Créer une variété consiste à fixer des traits souhaités à travers des croisements successifs, puis à sélectionner pendant plusieurs années jusqu’à obtenir une reproduction stable et homogène. Ce processus demande du temps et de la patience. Voici comment procéder avec des moyens simples et accessibles.

L’idée de créer une variété est assez enthousiasmante. À force d’en cultiver et d’en reproduire, l’envie vient naturellement de faire LA variété au top : celle qui est délicieuse, magnifique, productive, et surtout bien adaptée à notre terroir et à notre climat.

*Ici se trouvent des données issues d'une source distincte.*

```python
def lib():
    global _lib
    if _lib is None:
        if not os.path.exists(LIB_PATH):
            raise NativeError(f"{LIB_PATH} is missing: build it with `python -m diffusionmodelscustom_b200.build` "
                              "(there is no fallback path)")
        L = C.CDLL(LIB_PATH)
# ... 8 lines not shown
                                           C.c_void_p, C.c_int32, C.c_void_p]
        L.b2d_forward.argtypes = [C.c_void_p, C.c_void_p, C.c_void_p, C.c_void_p, C.c_int32, C.c_void_p]
        L.b2d_sample.argtypes = [C.c_void_p, C.c_void_p, C.c_void_p, C.c_uint64, C.c_uint64, C.c_float, C.c_int32,
                                 C.c_void_p]
        L.b2d_sample_host.argtypes = [C.c_void_p, C.c_void_p, C.c_void_p, C.c_void_p, C.c_void_p, C.c_int32, C.c_int32,
                                      C.c_void_p, C.c_void_p, C.c_uint64, C.c_uint64, C.c_float, C.c_int32]
        L.b2d_last_launch_count.argtypes = [C.c_void_p]
        L.b2d_last_launch_count.restype = C.c_int64
        L.b2d_debug_read.argtypes = [C.c_void_p, C.c_char_p, C.c_void_p, C.c_int64, C.POINTER(C.c_int32), C.POINTER(C.c_int32)]
        L.b2d_profile_step.argtypes = [C.c_void_p, C.c_void_p, C.c_void_p, C.c_int32, C.c_int32, C.POINTER(OpProfile),
                                       C.c_int32, C.POINTER(C.c_int32)]
        L.b2d_op_conv2d.argtypes = [C.c_void_p] * 5 + [C.c_int32, C.c_void_p] + [C.c_int32] * 12 + [C.c_void_p]
        L.b2d_op_layernorm.argtypes = [C.c_void_p] * 4 + [C.c_int32, C.c_int32, C.c_void_p]
        L.b2d_op_attention.argtypes = [C.c_void_p, C.c_void_p] + [C.c_int32] * 4 + [C.c_void_p]
        L.b2d_op_attn_block.argtypes = [C.c_void_p] * 5 + [C.c_int32] * 4 + [C.c_void_p]
        L.b2d_op_attn_block_out.argtypes = [C.c_void_p] * 7 + [C.c_int32] * 5 + [C.c_void_p]
        L.b2d_op_instnorm.argtypes = [C.c_void_p, C.c_void_p, C.c_void_p, C.c_int32, C.c_void_p, C.c_void_p] + \
                                     [C.c_int32] * 3 + [C.c_void_p]
        L.b2d_op_final_layer.argtypes = [C.c_void_p] * 4 + [C.c_int32] * 4 + [C.c_void_p]
        L.b2d_op_posterior_update.argtypes = [C.c_void_p] * 6 + [C.c_int32, C.c_int32, C.c_int64, C.c_uint64, C.c_uint64,
                                                                 C.c_float, C.c_void_p]
        L.b2d_set_timesteps.argtypes = [C.c_void_p, C.c_void_p, C.c_int32, C.c_float]
        L.b2d_op_ddim_update.argtypes = [C.c_void_p] * 4 + [C.c_int32] * 3 + [C.c_float, C.c_int32, C.c_int64, C.c_uint64,
                                                              C.c_uint64, C.c_float, C.c_void_p]
        L.b2d_op_noise_image.argtypes = [C.c_void_p] * 6 + [C.c_int32, C.c_int64, C.c_uint64, C.c_uint64, C.c_float, C.c_void_p]
        L.b2d_op_weighted_mse.argtypes = [C.c_void_p] * 3 + [C.c_float, C.c_float, C.c_void_p, C.c_int64, C.c_void_p]
        L.b2d_op_eval_daily.argtypes = [C.c_void_p] * 4 + [C.c_int32, C.c_int64, C.c_void_p]
        L.b2d_op_eval_pixel.argtypes = [C.c_void_p] * 5 + [C.c_int32, C.c_int64, C.c_void_p]
        L.b2d_op_histogram.argtypes = [C.c_void_p, C.c_int64, C.c_float, C.c_float, C.c_int32, C.c_void_p, C.c_void_p]
        L.b2d_encoder_forward.argtypes = [C.c_void_p, C.c_void_p, C.c_void_p, C.POINTER(C.c_void_p), C.c_int32, C.c_void_p]
        L.b2d_decoder_forward.argtypes = [C.c_void_p, C.POINTER(C.c_void_p), C.c_void_p, C.c_void_p, C.c_int32, C.c_void_p]
        L.b2d_saturation_count.argtypes = [C.c_int32]
        L.b2d_saturation_count.restype = C.c_uint32
        if L.b2d_abi_version() != 1:
            raise NativeError("libb200ddpm.so ABI version mismatch")
        _lib = L
    return _lib


def check(rc: int):
    if rc != 0:
        raise NativeError(f"b200ddpm error {rc}: {lib().b2d_last_error().decode(errors='replace')}")


def ptr(t):
    return None if t is None else t.data_ptr()
```

### diffusionmodelscustom_b200/csrc/attention_tc8.cuh

```cuda
#pragma once
#include "attention_tc6.cuh"

namespace b2d {

constexpr int AT8_THREADS = 160;
constexpr int AT8_EQ_BYTES = ATC_BLK * ATC_D * 2;
constexpr int AT8_EK_BYTES = (ATC_BN / 2) * ATC_D * 2;
constexpr int AT8_SMEM = 1024 + ATC_TILE_BYTES + ATC_KV_BYTES * 3 * ATC_STAGES + AT8_EQ_BYTES + AT8_EK_BYTES + 256;

constexpr float AT8_OFF_SFU = 7.0f, AT8_OFF_POLY = 22.0f;

__device__ __forceinline__ uint32_t ex2_pair_poly_off(float xa, float xb) {
    uint32_t h, xr, nf, f, p, r;
    asm("cvt.rn.relu.f16x2.f32 %0, %1, %2;" : "=r"(h) : "f"(xb), "f"(xa));
    asm("add.rn.f16x2 %0, %1, %2;" : "=r"(xr) : "r"(h), "r"(0x66006600u));
    asm("sub.rn.f16x2 %0, %1, %2;" : "=r"(nf) : "r"(xr), "r"(0x66006600u));
    asm("sub.rn.f16x2 %0, %1, %2;" : "=r"(f) : "r"(h), "r"(nf));
    asm("fma.rn.f16x2 %0, %1, %2, %3;" : "=r"(p) : "r"(0x2B0D2B0Du), "r"(f), "r"(0x33C333C3u));
    asm("fma.rn.f16x2 %0, %1, %2, %3;" : "=r"(p) : "r"(p), "r"(f), "r"(0x398C398Cu));
    asm("fma.rn.f16x2 %0, %1, %2, %3;" : "=r"(p) : "r"(p), "r"(f), "r"(0x3C003C00u));
    const uint32_t e = xr * 1024u - 0x01980000u;
    asm("mul.rn.f16x2 %0, %1, %2;" : "=r"(r) : "r"(p), "r"(e));
    return r;
}

template <int POLY>
__global__ void __launch_bounds__(AT8_THREADS, AT6_CTAS_PER_SM)
    attn_tc8_kernel(const __grid_constant__ CUtensorMap tm, const __grid_constant__ CUtensorMap tmkv, f16* __restrict__ o, int L,
                    int C, float scale_log2e) {
    pdl_launch_dependents();
    extern __shared__ uint8_t at8_raw[];
    uint8_t* smem = reinterpret_cast<uint8_t*>((reinterpret_cast<uintptr_t>(at8_raw) + 1023) & ~uintptr_t(1023));
    uint8_t* sQ = smem;
    uint8_t* sK = sQ + ATC_TILE_BYTES;
    uint8_t* sV = sK + ATC_STAGES * ATC_KV_BYTES;
    uint8_t* sEq = sV + ATC_STAGES * 2 * ATC_KV_BYTES;
    uint8_t* sEk = sEq + AT8_EQ_BYTES;
    uint64_t* bars = reinterpret_cast<uint64_t*>(sEk + AT8_EK_BYTES);
    constexpr int KV_FULL = 0, S_FULL = 4 , P_EMPTY = 6, Q_FULL = 7, NBARS = 8;
    uint32_t* tmem_slot = reinterpret_cast<uint32_t*>(bars + NBARS);
    const uint32_t bar0 = smem_u32(bars);

    const int warp = threadIdx.x >> 5, lane = threadIdx.x & 31;
    const int head = blockIdx.y, b = blockIdx.z;
    const int q0 = blockIdx.x * ATC_BLK;
    const int nb = L / ATC_BN;
    const int row_base = b * L;
    constexpr int IW = 4, NT = AT8_THREADS;

    if (warp == IW) {
        if (lane == 0) {
            tma_prefetch_desc(&tm);
            tma_prefetch_desc(&tmkv);
            for (int i = 0; i < NBARS; ++i) mbar_init(&bars[i], 1);
            fence_mbar_init();
        }
        __syncwarp();
        tmem_alloc(tmem_slot, AT3_TMEM_COLS);
        tmem_relinquish();
    }
    for (int i = threadIdx.x; i < ATC_STAGES * ATC_BN * 2; i += NT) {
        const int st = i / (ATC_BN * 2), r = i % (ATC_BN * 2);
// ... 44 lines not shown
        }
        __syncwarp();
        named_bar_sync(4, NT);
        if (elect_one()) {
            issue_s_half(0, 0);
            issue_s_half(0, 1);
        }
        __syncwarp();
        for (int j = 0; j < nb; ++j) {
#pragma unroll
            for (int ch = 0; ch < 2; ++ch) {
                named_bar_sync(1 + ch, NT);
                tc_fence_after();
                if (j + 1 < nb) {
                    if (elect_one()) issue_s_half(j + 1, ch);
                    __syncwarp();
                }
            }
            named_bar_sync(3, NT);
            tc_fence_after();
            if (elect_one()) {
                const uint64_t dv = dv0 + (uint64_t)((j & (ATC_STAGES - 1)) * (2 * ATC_KV_BYTES / 16));
#pragma unroll
                for (int kk = 0; kk < ATC_BN / 16; ++kk)
                    umma_f16_ts(tmem + AT3_O_COL, tmem + AT3_P_COL + kk * 8, dv + (uint64_t)(kk * (512 / 16)), idesc_o, (j | kk) != 0);
                umma_commit_a(bar0 + 8 * P_EMPTY);
                if (j >= 1 && j + 3 < nb) load_kv(j + 3);
            }
            __syncwarp();
        }
    } else {
        const uint32_t tl = tmem + ((uint32_t)(warp * 32) << 16);
        const int row = warp * 32 + lane;
        {
            mbar_wait_a(bar0 + 8 * Q_FULL, 0);
            const f162 sc = __float2half2_rn(scale_log2e);
            f162* qp = reinterpret_cast<f162*>(sQ + threadIdx.x * 32);
#pragma unroll
            for (int i = 0; i < 8; ++i) qp[i] = __hmul2(qp[i], sc);
            fence_proxy_async();
            named_bar_arrive(4, NT);
        }
        uint32_t* eq_row = reinterpret_cast<uint32_t*>(sEq + row * 32);
        float m_ref = 0.f;
        float m_eq = 0.f;
        float mb[2] = {0.f, 0.f};
        auto rescale_o = [&](float fac) {
            uint32_t ov[32];
            tmem_ld32(tl + AT3_O_COL, ov);
            tmem_ld_wait();
            uint32_t o0[16], o1[16];
#pragma unroll
            for (int i = 0; i < 16; ++i) {
                o0[i] = __float_as_uint(__uint_as_float(ov[i]) * fac);
                o1[i] = __float_as_uint(__uint_as_float(ov[16 + i]) * fac);
            }
            tmem_st16(tl + AT3_O_COL, o0);
            tmem_st16(tl + AT3_O_COL + 16, o1);
            tmem_st_wait();
        };
        auto rescale_p_first_half = [&](float fac) {
            tmem_st_wait();
            uint32_t pv[32];
            tmem_ld32(tl + AT3_P_COL, pv);
            tmem_ld_wait();
            uint32_t p0[16];
#pragma unroll
            for (int i = 0; i < 16; ++i) {
                const float2 f = unpack_h2(pv[i]);
                p0[i] = pack_h2_nosat(f.x * fac, f.y * fac);
            }
            tmem_st16(tl + AT3_P_COL, p0);
        };

        for (int j = 0; j < nb; ++j) {
            bool waited_p = false;
#pragma unroll
            for (int ch = 0; ch < 2; ++ch) {
                mbar_wait_a(bar0 + 8 * (S_FULL + ch), j & 1);
                tc_fence_after();
                uint32_t v[32];
                tmem_ld32(tl + ch * 32, v);
                tmem_ld_wait();
                tc_fence_before();
                named_bar_arrive(1 + ch, NT);
                const float d0 = m_ref - mb[ch];
                mb[ch] = m_eq;
                float mx[2] = {-INFINITY, -INFINITY};
#pragma unroll
                for (int i = 0; i < 32; i += 2) {
                    const int cls = (((i >> 1) & 7) < POLY) ? 1 : 0;
                    mx[cls] = fmaxf(mx[cls], fmaxf(__uint_as_float(v[i]), __uint_as_float(v[i + 1])));
                }
                const bool first = (j == 0) && (ch == 0);
                const bool slow = d0 != 0.0f || mx[0] > 8.0f + AT8_OFF_SFU || mx[1] > 8.0f + AT8_OFF_POLY || first;
                if (__any_sync(0xffffffffu, slow)) {
                    const float cm = fmaxf(mx[0] - AT8_OFF_SFU, mx[1] - AT8_OFF_POLY) - d0;
                    const bool move = cm > 8.0f || first;
                    float m_new = m_ref;
                    if (move) {
                        const float t = m_ref + cm;
                        const f16 hi = __float2half_rn(t);
                        const f16 lo = __float2half_rn(t - __half2float(hi));
                        m_new = __half2float(hi) + __half2float(lo);
                    }
                    if (__any_sync(0xffffffffu, move)) {
                        if (!waited_p) {
                            mbar_wait_a(bar0 + 8 * P_EMPTY, (j & 1) ^ 1);
                            tc_fence_after();
                            waited_p = true;
                        }
                        const float fac = move ? ex2_approx(m_ref - m_new) : 1.0f;
                        if (j > 0) rescale_o(fac);
                        if (ch == 1) rescale_p_first_half(fac);
                        if (j + 1 < nb) mbar_wait_a(bar0 + 8 * (S_FULL + 0), (j + 1) & 1);
                        if (ch == 0) mbar_wait_a(bar0 + 8 * (S_FULL + 1), j & 1);
                        else if (j + 1 < nb) mbar_wait_a(bar0 + 8 * (S_FULL + 1), (j + 1) & 1);
                        if (move) {
                            const f16 hi = __float2half_rn(m_new);
                            const f16 lo = __float2half_rn(m_new - __half2float(hi));
                            const uint32_t w = (uint32_t)__half_as_ushort(__hneg(hi)) | ((uint32_t)__half_as_ushort(__hneg(lo)) << 16);
                            eq_row[0] = w;
                            eq_row[4] = w;
                            m_eq = m_new;
                        }
                        fence_proxy_async();
                    }
                    const float shift = m_new - (m_ref - d0);
#pragma unroll
                    for (int i = 0; i < 32; ++i) v[i] = __float_as_uint(__uint_as_float(v[i]) - shift);
                    m_ref = m_new;
                }
                uint32_t pk[16];
#pragma unroll
                for (int idx = 0; idx < 16 + AT_PIPE; ++idx) {
                    if (idx < 16) {
                        const float s0 = __uint_as_float(v[2 * idx]), s1 = __uint_as_float(v[2 * idx + 1]);
                        if ((idx & 7) < POLY) {
                            pk[idx] = ex2_pair_poly_off(s0, s1);
                        } else {
                            v[2 * idx] = __float_as_uint(ex2_ordered(s0));
                            v[2 * idx + 1] = __float_as_uint(ex2_ordered(s1));
                        }
                    }
                    if (idx >= AT_PIPE) {
                        const int i = idx - AT_PIPE;
                        if ((i & 7) >= POLY) pk[i] = pack_h2_ordered(__uint_as_float(v[2 * i]), __uint_as_float(v[2 * i + 1]));
                    }
                }
                if (!waited_p) {
                    mbar_wait_a(bar0 + 8 * P_EMPTY, (j & 1) ^ 1);
                    tc_fence_after();
                    waited_p = true;
                }
                tmem_st16(tl + AT3_P_COL + ch * 16, pk);
            }
            tmem_st_wait();
            tc_fence_before();
            named_bar_arrive(3, NT);
        }
        mbar_wait_a(bar0 + 8 * P_EMPTY, (nb - 1) & 1);
        tc_fence_after();
        uint32_t ov[32];
        tmem_ld32(tl + AT3_O_COL, ov);
        tmem_ld_wait();
        const float inv = 1.0f / __uint_as_float(ov[16]);
        f16* op = o + ((size_t)(row_base + q0 + row)) * C + head * ATC_D;
        uint4 o0, o1;
        o0.x = pack_h2(__uint_as_float(ov[0]) * inv, __uint_as_float(ov[1]) * inv);
        o0.y = pack_h2(__uint_as_float(ov[2]) * inv, __uint_as_float(ov[3]) * inv);
        o0.z = pack_h2(__uint_as_float(ov[4]) * inv, __uint_as_float(ov[5]) * inv);
        o0.w = pack_h2(__uint_as_float(ov[6]) * inv, __uint_as_float(ov[7]) * inv);
        o1.x = pack_h2(__uint_as_float(ov[8]) * inv, __uint_as_float(ov[9]) * inv);
        o1.y = pack_h2(__uint_as_float(ov[10]) * inv, __uint_as_float(ov[11]) * inv);
        o1.z = pack_h2(__uint_as_float(ov[12]) * inv, __uint_as_float(ov[13]) * inv);
        o1.w = pack_h2(__uint_as_float(ov[14]) * inv, __uint_as_float(ov[15]) * inv);
        reinterpret_cast<uint4*>(op)[0] = o0;
        reinterpret_cast<uint4*>(op)[1] = o1;
    }
    tc_fence_before();
    __syncthreads();
    if (warp == IW) {
        tc_fence_after();
        tmem_dealloc(tmem, AT3_TMEM_COLS);
    }
}
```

Alors on en a rêvé : elle serait une cœur de bœuf... non, une énorme ronde ! Oui, mais sur une grande plante, pas comme les plants decœur de bœuf qui sont tout frêles. Oui ! Mais il faudrait qu’elle soit précoce, car souvent ces grosses tomates sont tardives. Oui, précoce, mais il faut pouvoir la cultiver en plein champ, sinon c’est dommage... Enfin, des idées, il y en a !

Alors on a cherché à comprendre comment il faut faire, et puis comment "ils" font. C’est qui "ils" ? Les gros semenciers qui font de l’hydroponie ou les paysans des montagnes du Mexique ? Visiblement, la méthode est la même, mais les moyens diffèrent. Les paysans ont fait ça de manière empirique, guidés par leurs appréciations, par les croisements qui se sont produits au hasard des pollinisateurs, par leurs jugements de goût, etc. Et puis il y a les gros semenciers qui ont étudié la génétique, les lois de Mendel, et qui ont de gros moyens.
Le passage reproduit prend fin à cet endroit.